Determine how many lines in these records hold "empty". Only the number is wanted.

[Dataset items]
• • • • • • •

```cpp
struct SessionFPhase : SessionTransport {
    template <int NT_, bool PAD_> void launch_gram_part(const LongRows &L, uint32_t lo, uint32_t hi, const uint32_t *idx, const real *val,
                                                        const real *X, uint32_t zero_row) {
        const uint32_t i0 = L.first[lo], i1 = L.first[hi];
        if (i1 <= i0) return;
        hipLaunchKernelGGL((gram_part_kernel<NT_, PAD_>), dim3((i1 - i0 + 3) / 4), dim3(256), 0, stream, idx, val, X, L.d_items.p, i0, i1,
                           part_slab.p, part_stride, zero_row);
        if (i1 - i0 > hi - lo) {
            const uint32_t bpr = (uint32_t)((part_stride * sizeof(real) / 16 + 255) / 256);
            hipLaunchKernelGGL(split_reduce_kernel, dim3(bpr * (hi - lo)), dim3(256), 0, stream, L.d_first.p, part_slab.p, part_stride, lo, hi, bpr);
        }
    }
    template <int NT_, int KMAX_> int launch_fsolve_mfma(uint32_t rb, uint32_t re) {
        const uint32_t rows = re - rb;
        if (rows == 0) return 0;
#if !defined(TRMF_F32)
        if (longF.any()) {
            uint32_t lo, hi;
            longF.range(rb, re, lo, hi);
            if (hi > lo) {
                launch_gram_part<NT_, false>(longF, lo, hi, Yc_idx.p, Yc_val.p, W.p, (uint32_t)T);
                hipLaunchKernelGGL((fsolve_mfma_long_kernel<NT_, KMAX_>), dim3((hi - lo + 3) / 4), dim3(256), 0, stream, split_view(longF, lo, hi), H.p, k, (real)lambdaI);
            }
        }
        hipLaunchKernelGGL((fsolve_mfma_kernel<NT_, KMAX_>), dim3((rows + 3) / 4), dim3(256), 0, stream,
                           Yc_ptr.p, Yc_idx.p, Yc_val.p, W.p, H.p, rb, re, k, (real)lambdaI, (uint32_t)T, longF.thresh - 1u);
#endif
        return 0;
    }
    template <int NT_, int KMAX_> int launch_fsolve_quad(uint32_t rb, uint32_t re) {
        const uint32_t rows = re - rb;
        if (rows == 0) return 0;
#if defined(TRMF_F32)
        if (longF.any()) {
            uint32_t lo, hi;
            longF.range(rb, re, lo, hi);
            if (hi > lo) {
                launch_gram_part<NT_, (KMAX_ <= kTile * NT_ - 8)>(longF, lo, hi, Yc_idx.p, Yc_val.p, W.p, (uint32_t)T);
                hipLaunchKernelGGL((fsolve_quad_long_kernel<NT_, KMAX_>), dim3((hi - lo + 15) / 16), dim3(256), 0, stream, split_view(longF, lo, hi), H.p, k, (real)lambdaI);
            }
        }
        if (longF.any()) { uint32_t lo, hi; longF.range(rb, re, lo, hi); if (hi - lo == rows) return 0; }
        const dim3 grid((rows + 15) / 16), block(256);
        hipLaunchKernelGGL((fsolve_quad_kernel<NT_, KMAX_>), grid, block, 0, stream, Yc_ptr.p,
                           Yc_idx.p, Yc_val.p, W.p, H.p, rb, re, k, (real)lambdaI, (uint32_t)T, longF.thresh - 1u);
#endif
        return 0;
    }
    int launch_fsolve_rows(uint32_t rb, uint32_t re) {
        if (generic) {
            if (re > rb)
                hipLaunchKernelGGL(gram_generic_kernel<true>, dim3(std::min<uint32_t>(kGenBlocks, re - rb)), dim3(256), gram_generic_lds(k), stream,
                                   Yc_ptr.p, Yc_idx.p, Yc_val.p, W.p, rb, re, k, KP, NT, (real)lambdaI, gen_scratch.p, (size_t)0, H.p);
            return 0;
        }
        return with_kq(KMAX, [&](auto KM) {
            constexpr int KMAX_ = decltype(KM)::value, NT_ = (KMAX_ + kTile - 1) / kTile;
            if (sizeof(real) == 4) launch_fsolve_quad<NT_, KMAX_>(rb, re);
            else launch_fsolve_mfma<NT_, KMAX_>(rb, re);
        }) ? 0 : unsupported_rank();
    }
    int overlap_chunks() {
        if (comm->world <= 1 || full || host_col_ptr.empty()) return 0;
        if (const char *e = test_env("TRMF_FOVERLAP")) { const int c = atoi(e); return c <= 0 ? 0 : std::max(2, std::min(kMaxChunks, c)); }
        uint64_t rows = 0;
        for (int r = 0; r < comm->world; r++) rows = std::max<uint64_t>(rows, fbounds[r + 1] - fbounds[r]);
        uint64_t thresh = kOverlapBytes;
        if (const char *e = test_env("TRMF_FOVERLAP_BYTES")) thresh = std::max<uint64_t>(1, strtoull(e, nullptr, 10));
        const uint64_t bytes = rows * KP * sizeof(real);
        return bytes >= thresh ? (int)std::max<uint64_t>(2, std::min<uint64_t>(kMaxChunks, bytes / thresh)) : 0;
    }
    int fsolve(PhaseEvents &ev) {
        if (fs_mode == kShardMeasure && fs_calls == 2) {
            const int m = decide_shard(fs0, fs1, fs2, "F-solve");
            if (m < 0) return kFail;
            fs_mode = m;
        }
        const bool replicate = fs_mode == kShardOff, measure = fs_mode == kShardMeasure && fs_calls == 1;
        const uint32_t rb = replicate ? 0u : (uint32_t)fbounds[comm->rank];
        const uint32_t re = replicate ? (uint32_t)n : (uint32_t)fbounds[comm->rank + 1];
        const int C = fs_mode == kShardOn ? overlap_chunks() : 0;
        if (C >= 2) {
            const int W_ = comm->world;
            if (!side) {
                TRMF_HIP_CHECK(hipStreamCreateWithFlags(&side, hipStreamNonBlocking));
                TRMF_HIP_CHECK(hipEventCreateWithFlags(&ov_b, hipEventDisableTiming));
                for (hipEvent_t &e : ov_c) TRMF_HIP_CHECK(hipEventCreateWithFlags(&e, hipEventDisableTiming));
            }
            if (fchunks != C || fcut.size() != (size_t)W_ * (C + 1)) {
                fchunks = C; fcut.resize((size_t)W_ * (C + 1));
                for (int r = 0; r < W_; r++) {
                    const uint64_t n0 = host_col_ptr[fbounds[r]], n1 = host_col_ptr[fbounds[r + 1]];
                    fcut[(size_t)r * (C + 1)] = fbounds[r]; fcut[(size_t)r * (C + 1) + C] = fbounds[r + 1];
                    for (int c = 1; c < C; c++)
                        fcut[(size_t)r * (C + 1) + c] = (uint64_t)(std::lower_bound(host_col_ptr.begin() + fbounds[r], host_col_ptr.begin() + fbounds[r + 1],
                                                                                   n0 + (n1 - n0) * c / C) - host_col_ptr.begin());
                }
            }
            const uint64_t rowbytes = (uint64_t)KP * sizeof(real);
            const uint64_t *mine = fcut.data() + (size_t)comm->rank * (C + 1);
            TRMF_EVREC(ev.fk0, stream);
            for (int c = 0; c < C; c++) {
                if (launch_fsolve_rows((uint32_t)mine[c], (uint32_t)mine[c + 1])) return kFail;
                if (c + 1 < C) TRMF_HIP_CHECK(hipEventRecord(ov_c[c], stream));
            }
            TRMF_EVREC(ev.fk1, stream);
            TRMF_HIP_CHECK(hipGetLastError());
            fs_calls++;
            std::vector<uint64_t> gb(W_), ge(W_);
            for (int c = 0; c < C; c++) {
                for (int r = 0; r < W_; r++) { gb[r] = fcut[(size_t)r * (C + 1) + c] * rowbytes; ge[r] = fcut[(size_t)r * (C + 1) + c + 1] * rowbytes; }
                if (c + 1 < C) {
                    TRMF_HIP_CHECK(hipStreamWaitEvent(side, ov_c[c], 0));
                    if (comm->allgatherv_ranges(H.p, gb.data(), ge.data(), side)) return kFail;
                } else {
                    TRMF_HIP_CHECK(hipEventRecord(ov_b, side));
                    if (comm->allgatherv_ranges(H.p, gb.data(), ge.data(), stream)) return kFail;
                    TRMF_HIP_CHECK(hipStreamWaitEvent(stream, ov_b, 0));
                }
            }
            return 0;
        }
        if (measure) TRMF_HIP_CHECK(hipEventRecord(fs0, stream));
        TRMF_EVREC(ev.fk0, stream);
        if (launch_fsolve_rows(rb, re)) return kFail;
        TRMF_EVREC(ev.fk1, stream);
        TRMF_HIP_CHECK(hipGetLastError());
        fs_calls++;
        if (replicate) return 0;
        if (measure) TRMF_HIP_CHECK(hipEventRecord(fs1, stream));
        if (gather_rows(H.p, fbounds, (size_t)KP * sizeof(real))) return kFail;
        if (measure) TRMF_HIP_CHECK(hipEventRecord(fs2, stream));
        return 0;
    }

    template <int NT_> void launch_spmm(const LongRows &L, const uint32_t *ptr, const uint32_t *idx, const real *val, const real *X,
                                        real *out, uint32_t rb, uint32_t re, uint32_t zero_row) {
        if (re <= rb) return;
        if (L.any()) {
            uint32_t lo, hi;
            L.range(rb, re, lo, hi);
            const uint32_t i0 = L.first[lo], i1 = L.first[hi];
            if (i1 > i0) {
                hipLaunchKernelGGL((spmm_part_kernel<NT_>), dim3((i1 - i0 + 3) / 4), dim3(256), 0, stream, idx, val, X, L.d_items.p, i0, i1, part_slab.p, zero_row);
                hipLaunchKernelGGL(spmm_reduce_kernel, dim3((unsigned)(((size_t)(hi - lo) * KP + 255) / 256)), dim3(256), 0, stream, L.d_rows.p, L.d_first.p,
                                   part_slab.p, out, lo, hi, KP);
            }
        }
        hipLaunchKernelGGL((spmm_rows_kernel<NT_>), dim3((re - rb + 3) / 4), dim3(256), 0, stream, ptr, idx, val, X, out, rb, re, zero_row, L.thresh);
    }
    template <int NT_> void launch_dense_tn(const real *A, int K, int M, const real *B, real *out) {
        const int xb = (M + 63) / 64;
        const long long cap = (long long)kGemmChunks * std::max(n, T) / std::max(M, 1);
        const int nchunk = (int)std::max<long long>(1, std::min<long long>({cap, (long long)std::max(1, K / 64), (1024 + xb - 1) / xb}));
        hipLaunchKernelGGL((dense_tn_mfma_kernel<NT_>), dim3(xb, nchunk), dim3(256), 0, stream, A, K, M, B, gemm_part.p);
        if (nchunk <= 16)
            hipLaunchKernelGGL(dense_tn_reduce_flat_kernel, dim3((unsigned)(((size_t)M * KP + 255) / 256)), dim3(256), 0, stream,
                               gemm_part.p, nchunk, M, KP, NT, k, out);
        else
            hipLaunchKernelGGL(dense_tn_reduce_kernel, dim3((unsigned)(((size_t)M * KP + 3) / 4)), dim3(256), 0, stream,
                               gemm_part.p, nchunk, M, KP, NT, k, out);
    }
    int y_times_factor(bool transposed, const real *X, real *out, uint32_t rb, uint32_t re) {
        if (generic) {
            if (!dense) {
                if (re > rb)
                    hipLaunchKernelGGL(spmm_generic_kernel, dim3(std::min<uint32_t>(4096, re - rb)), dim3(256), 0, stream, transposed ? Yc_ptr.p : Yr_ptr.p,
                                       transposed ? Yc_idx.p : Yr_idx.p, transposed ? Yc_val.p : Yr_val.p, X, out, rb, re, k, KP, NT);
            } else {
                const int K = transposed ? T : n, M = transposed ? n : T;
                hipLaunchKernelGGL(dense_tn_generic_kernel, dim3(std::min(4096, std::max(1, M))), dim3(256), 0, stream, transposed ? Yd_tn.p : Yd_nt.p, K, M, X, out, k, KP, NT);
            }
            TRMF_HIP_CHECK(hipGetLastError());
            return 0;
        }
        if (!dense) {
            const uint32_t *ptr = transposed ? Yc_ptr.p : Yr_ptr.p, *idx = transposed ? Yc_idx.p : Yr_idx.p;
            const real *val = transposed ? Yc_val.p : Yr_val.p;
            const uint32_t zr = (uint32_t)(transposed ? T : n);
            if (!with_nt(NT, [&](auto N) { launch_spmm<decltype(N)::value>(transposed ? longF : longX, ptr, idx, val, X, out, rb, re, zr); })) return unsupported_rank();
        } else {
            const real *A = transposed ? Yd_tn.p : Yd_nt.p;
            const int K = transposed ? T : n, M = transposed ? n : T;
            if (!with_nt(NT, [&](auto N) { launch_dense_tn<decltype(N)::value>(A, K, M, X, out); })) return unsupported_rank();
        }
        TRMF_HIP_CHECK(hipGetLastError());
        return 0;
    }
    int small_gram(const real *A, int rows, real lambda, real *GS, hipStream_t stream) {
        if (generic) {
            hipLaunchKernelGGL(small_gram_generic_kernel, dim3(k), dim3(256), 0, stream, A, rows, k, KP, NT, lambda, GS);
            return 0;
        }
        const int nb = std::max(1, std::min(kSmallGramBlocks / 4, rows / 256));
        if (!with_nt(NT, [&](auto N) {
                hipLaunchKernelGGL((small_gram_mfma_kernel<decltype(N)::value>), dim3(nb), dim3(256), 0, stream, A, rows, k, sgram_part.p);
            })) return unsupported_rank();
        hipLaunchKernelGGL(small_gram_reduce_kernel, dim3((k * k + 3) / 4), dim3(256), 0, stream, sgram_part.p, nb * 4, k, lambda, GS);
        return 0;
    }
    int fsolve_full(PhaseEvents &ev) {
        const uint32_t rb = (uint32_t)fbounds[comm->rank], re = (uint32_t)fbounds[comm->rank + 1];
        TRMF_EVREC(ev.fk0, stream);
        hipStream_t gs = stream;
        if (y_times_factor(true, W.p, Bf.p, dense ? 0u : rb, dense ? (uint32_t)n : re)) return kFail;
        if (small_gram(W.p, T, (real)lambdaI, GSf.p, gs)) return kFail;
        if (re > rb && generic) {
            hipLaunchKernelGGL(chol_generic_kernel, dim3(1), dim3(256), 0, stream, GSf.p, Uf.p, k);
            const int nrows = (int)(re - rb);
            hipLaunchKernelGGL(solve_rows_generic_kernel, dim3(std::min(2048, nrows)), dim3(256), (size_t)k * sizeof(real), stream, Uf.p, Bf.p + (size_t)rb * KP,
                               H.p + (size_t)rb * KP, nrows, k, KP, NT);
        } else if (re > rb) {
            const size_t ulds = (size_t)k * k * sizeof(real);
            if (!with_nt(NT, [&](auto N) { hipLaunchKernelGGL(chol_wave_kernel<decltype(N)::value>, dim3(1), dim3(64), 0, gs, GSf.p, Uf.p, k); })) return unsupported_rank();
            const int nrows = (int)(re - rb), nblk = std::max(1, std::min(2048, (nrows + 3) / 4));
            hipLaunchKernelGGL(solve_rows_kernel, dim3(nblk), dim3(256), ulds, stream, Uf.p, Bf.p + (size_t)rb * KP,
                               H.p + (size_t)rb * KP, nrows, k, KP, NT);
        }
        TRMF_EVREC(ev.fk1, stream);
        TRMF_HIP_CHECK(hipGetLastError());
        return gather_rows(H.p, fbounds, (size_t)KP * sizeof(real));
    }

    double fsolve_bytes() const {
        return fs_mode == kShardOff ? bytes_for_rows(0, (uint64_t)n) : bytes_for_rows(fbounds[comm->rank], fbounds[comm->rank + 1]);
    }
    double bytes_for_rows(uint64_t rb, uint64_t re) const {
        const double sz = sizeof(real);
        const double nz = host_col_ptr.empty() ? 0.0 : (double)(host_col_ptr[re] - host_col_ptr[rb]);
        const double rows = (double)(re - rb);
        return nz * (4.0 + sz + k * sz) + (rows + 1) * 8.0 + rows * k * sz;
    }
};

}
```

• • • • • • •

— SOLUTION TO THIS PROBLEM —
2